**DIRECTIONS FOR THIS TASK**
Find and copy every line in the records that includes the string "fetch".

**PROVIDED ENTRIES**

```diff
diff --git a/surge_amd/csrc/index_kernels.hip b/surge_amd/csrc/index_kernels.hip
--- a/surge_amd/csrc/index_kernels.hip
+++ b/surge_amd/csrc/index_kernels.hip
@@ -73,13 +73,27 @@
   v_start[i] = u_start[src]; v_len[i] = u_len[src]; v_info[i] = u_info[src]; v_dest[i] = u_dest[src];
 }
 
+__global__ void row_table_gather_kernel(const int64_t* __restrict__ perm, int64_t n, const int64_t* __restrict__ off, const int64_t* __restrict__ out_map,
+                                        uint4* __restrict__ rows) {
+  const int64_t r = (int64_t)blockIdx.x * blockDim.x + threadIdx.x;
+  if (r >= n) return;
+  const int64_t s = perm[r];
+  const int64_t st = off[s], len = off[s + 1] - st;
+  const int64_t dest = out_map ? out_map[s] : s;
+  rows[r] = make_uint4((uint32_t)st, (uint32_t)((uint64_t)st >> 32), (uint32_t)len, (uint32_t)dest);
 }
 
-hipError_t launch_sort_by_length(const int64_t* off, int64_t n_seg, const IndexScratch& sc, int64_t* perm, hipStream_t stream) {
+}
+
+hipError_t launch_sort_by_length(const int64_t* off, int64_t n_seg, const IndexScratch& sc, int64_t* perm, const int64_t* out_map, uint4* rows,
+                                 hipStream_t stream) {
   if (n_seg <= 0) return hipSuccess;
-  if (sc.counting) return launch_count_sort_desc(nullptr, off, n_seg, sc.max_key, sc.n_cus, sc.temp, perm, stream);
+  if (sc.counting) return launch_count_sort_desc(nullptr, off, n_seg, sc.max_key, sc.n_cus, sc.temp, perm, out_map, rows, stream);
   hipLaunchKernelGGL(length_keys_kernel, dim3((unsigned)((n_seg + 255) / 256)), dim3(256), 0, stream, off, n_seg, sc.keys_a, sc.vals_a);
-  return launch_radix_sort_pairs_desc(sc.temp, sc.temp_bytes, sc.keys_a, sc.keys_b, sc.vals_a, perm, n_seg, stream);
+  const hipError_t e = launch_radix_sort_pairs_desc(sc.temp, sc.temp_bytes, sc.keys_a, sc.keys_b, sc.vals_a, perm, n_seg, stream);
+  if (e != hipSuccess || !rows) return e;
+  hipLaunchKernelGGL(row_table_gather_kernel, dim3((unsigned)((n_seg + 255) / 256)), dim3(256), 0, stream, (const int64_t*)perm, n_seg, off, out_map, rows);
+  return hipGetLastError();
 }
 
 hipError_t launch_chunk_count(const int64_t* off, int64_t n_seg, uint32_t T, bool align, int64_t* cnt, void* scan_scratch, hipStream_t stream) {
@@ -102,7 +116,7 @@
                      n_seg + 1, u_start, u_len, u_info, u_dest, sc.keys_a, sc.vals_a, r_slot0, r_c, r_out);
   hipError_t e;
   if (sc.counting) {
-    e = launch_count_sort_desc(sc.keys_a, nullptr, n_vrows, sc.max_key, sc.n_cus, sc.temp, sc.vals_b, stream);
+    e = launch_count_sort_desc(sc.keys_a, nullptr, n_vrows, sc.max_key, sc.n_cus, sc.temp, sc.vals_b, nullptr, nullptr, stream);
   } else {
     e = launch_radix_sort_pairs_desc(sc.temp, sc.temp_bytes, sc.keys_a, sc.keys_b, sc.vals_a, sc.vals_b, n_vrows, stream);
   }
diff --git a/surge_amd/csrc/length_sort.hip b/surge_amd/csrc/length_sort.hip
--- a/surge_amd/csrc/length_sort.hip
+++ b/surge_amd/csrc/length_sort.hip
@@ -110,8 +110,10 @@
   }
 }
 
+template <bool ROWS>
 __global__ void __launch_bounds__(64) ls_scatter_kernel(const uint32_t* __restrict__ keys, const int64_t* __restrict__ off, int64_t n, int64_t per,
-                                                        int bins, int bits, const uint32_t* __restrict__ hm, int64_t* __restrict__ perm) {
+                                                        int bins, int bits, const uint32_t* __restrict__ hm, int64_t* __restrict__ perm,
+                                                        const int64_t* __restrict__ out_map, uint4* __restrict__ rows) {
   extern __shared__ uint32_t ls_lds[];
   const int lane = threadIdx.x;
   const uint32_t* row = hm + (size_t)blockIdx.x * bins;
@@ -121,18 +123,34 @@
   s1 = s1 < n ? s1 : n;
   const unsigned long long below = lane == 0 ? 0ull : (~0ull >> (64 - lane));
   int64_t i = s0 + lane;
-  uint32_t key_next = i < s1 ? ls_key(keys, off, i) : 0u;
+  int64_t st_next = 0, len_next = 0, dest_next = 0;
+  auto fetch = [&](int64_t r) -> uint32_t {
+    if constexpr (!ROWS) {
+      return r < s1 ? ls_key(keys, off, r) : 0u;
+    } else {
+      if (r >= s1) return 0u;
+      st_next = off[r];
+      len_next = off[r + 1] - st_next;
+      dest_next = out_map ? out_map[r] : r;
+      return len_next < 65535 ? (uint32_t)len_next : 65535u;
+    }
+  };
+  uint32_t key_next = fetch(i);
   for (int64_t base = s0; base < s1; base += 64) {
     const bool valid = i < s1;
     const uint32_t key = key_next;
-    const int64_t me = i;
+    const int64_t me = i, st = st_next, len = len_next, dest = dest_next;
     i += 64;
-    key_next = i < s1 ? ls_key(keys, off, i) : 0u;
+    key_next = fetch(i);
     const unsigned long long peers = ls_peers(key, valid, bits);
     const uint32_t c0 = valid ? ls_lds[key] : 0u;
     const bool leader = valid && (__ffsll((long long)peers) - 1 == lane);
     if (leader) ls_lds[key] = c0 + (uint32_t)__popcll(peers);
-    if (valid) perm[(int64_t)c0 + __popcll(peers & below)] = me;
+    if (valid) {
+      const int64_t pos = (int64_t)c0 + __popcll(peers & below);
+      perm[pos] = me;
+      if (ROWS) rows[pos] = make_uint4((uint32_t)st, (uint32_t)((uint64_t)st >> 32), (uint32_t)len, (uint32_t)dest);
+    }
   }
 }
 
@@ -228,9 +246,9 @@
 }
 
 hipError_t launch_count_sort_desc(const uint32_t* keys, const int64_t* off, int64_t n, uint32_t max_key, int n_cus, void* scratch, int64_t* perm,
-                                  hipStream_t stream) {
+                                  const int64_t* out_map, uint4* rows, hipStream_t stream) {
   if (n <= 0) return hipSuccess;
-  if (max_key >= (uint32_t)kCountSortMaxBins) return hipErrorInvalidValue;
+  if (max_key >= (uint32_t)kCountSortMaxBins || (rows && keys)) return hipErrorInvalidValue;
   int64_t per, waves;
   count_sort_shape(n, n_cus, &per, &waves);
   const int bins = (int)max_key + 1;
@@ -247,7 +265,8 @@
   hipLaunchKernelGGL(ls_slab_scan_kernel, dim3((unsigned)((bins + 255) / 256)), dim3(256), 0, stream, part, slabs, bins, total);
   hipLaunchKernelGGL(ls_bin_scan_kernel, dim3(1), dim3(1024), 0, stream, total, bins);
   hipLaunchKernelGGL(ls_cursor_kernel, g2, dim3(256), 0, stream, hm, (int)waves, bins, (const uint32_t*)part, (const uint32_t*)total);
-  hipLaunchKernelGGL(ls_scatter_kernel, dim3((unsigned)waves), dim3(64), lds, stream, keys, off, n, per, bins, bits, (const uint32_t*)hm, perm);
+  if (rows) hipLaunchKernelGGL(ls_scatter_kernel<true>, dim3((unsigned)waves), dim3(64), lds, stream, keys, off, n, per, bins, bits, (const uint32_t*)hm, perm, out_map, rows);
+  else hipLaunchKernelGGL(ls_scatter_kernel<false>, dim3((unsigned)waves), dim3(64), lds, stream, keys, off, n, per, bins, bits, (const uint32_t*)hm, perm, out_map, rows);
   return hipGetLastError();
 }
 
diff --git a/surge_amd/csrc/replay_internal.h b/surge_amd/csrc/replay_internal.h
--- a/surge_amd/csrc/replay_internal.h
+++ b/surge_amd/csrc/replay_internal.h
@@ -52,10 +52,11 @@
 constexpr int kCountSortMaxBins = 8192;
 size_t count_sort_scratch_bytes(int64_t n, uint32_t max_key, int n_cus);
 hipError_t launch_count_sort_desc(const uint32_t* keys, const int64_t* off, int64_t n, uint32_t max_key, int n_cus, void* scratch, int64_t* perm,
-                                  hipStream_t stream);
+                                  const int64_t* out_map, uint4* rows, hipStream_t stream);
 size_t scan_i64_scratch_bytes(int64_t n, int k_arrays);
 hipError_t launch_exclusive_scans_i64(int64_t* v, int64_t n, int64_t stride, int k_arrays, void* scratch, hipStream_t stream);
-hipError_t launch_sort_by_length(const int64_t* off, int64_t n_seg, const IndexScratch& sc, int64_t* perm, hipStream_t stream);
+hipError_t launch_sort_by_length(const int64_t* off, int64_t n_seg, const IndexScratch& sc, int64_t* perm, const int64_t* out_map, uint4* rows,
+                                 hipStream_t stream);
 hipError_t launch_chunk_count(const int64_t* off, int64_t n_seg, uint32_t T, bool align, int64_t* cnt, void* scan_scratch, hipStream_t stream);
 hipError_t launch_chunk_table(const int64_t* off, int64_t n_seg, const int64_t* out_map, uint32_t T, bool align, const int64_t* cnt,
                               int64_t n_vrows, const IndexScratch& sc, int64_t* u_start, uint32_t* u_len, uint32_t* u_info, int64_t* u_dest,
```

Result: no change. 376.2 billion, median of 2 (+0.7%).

**PROBLEM SOLUTION**
+  auto fetch = [&](int64_t r) -> uint32_t {
+  uint32_t key_next = fetch(i);
+    key_next = fetch(i);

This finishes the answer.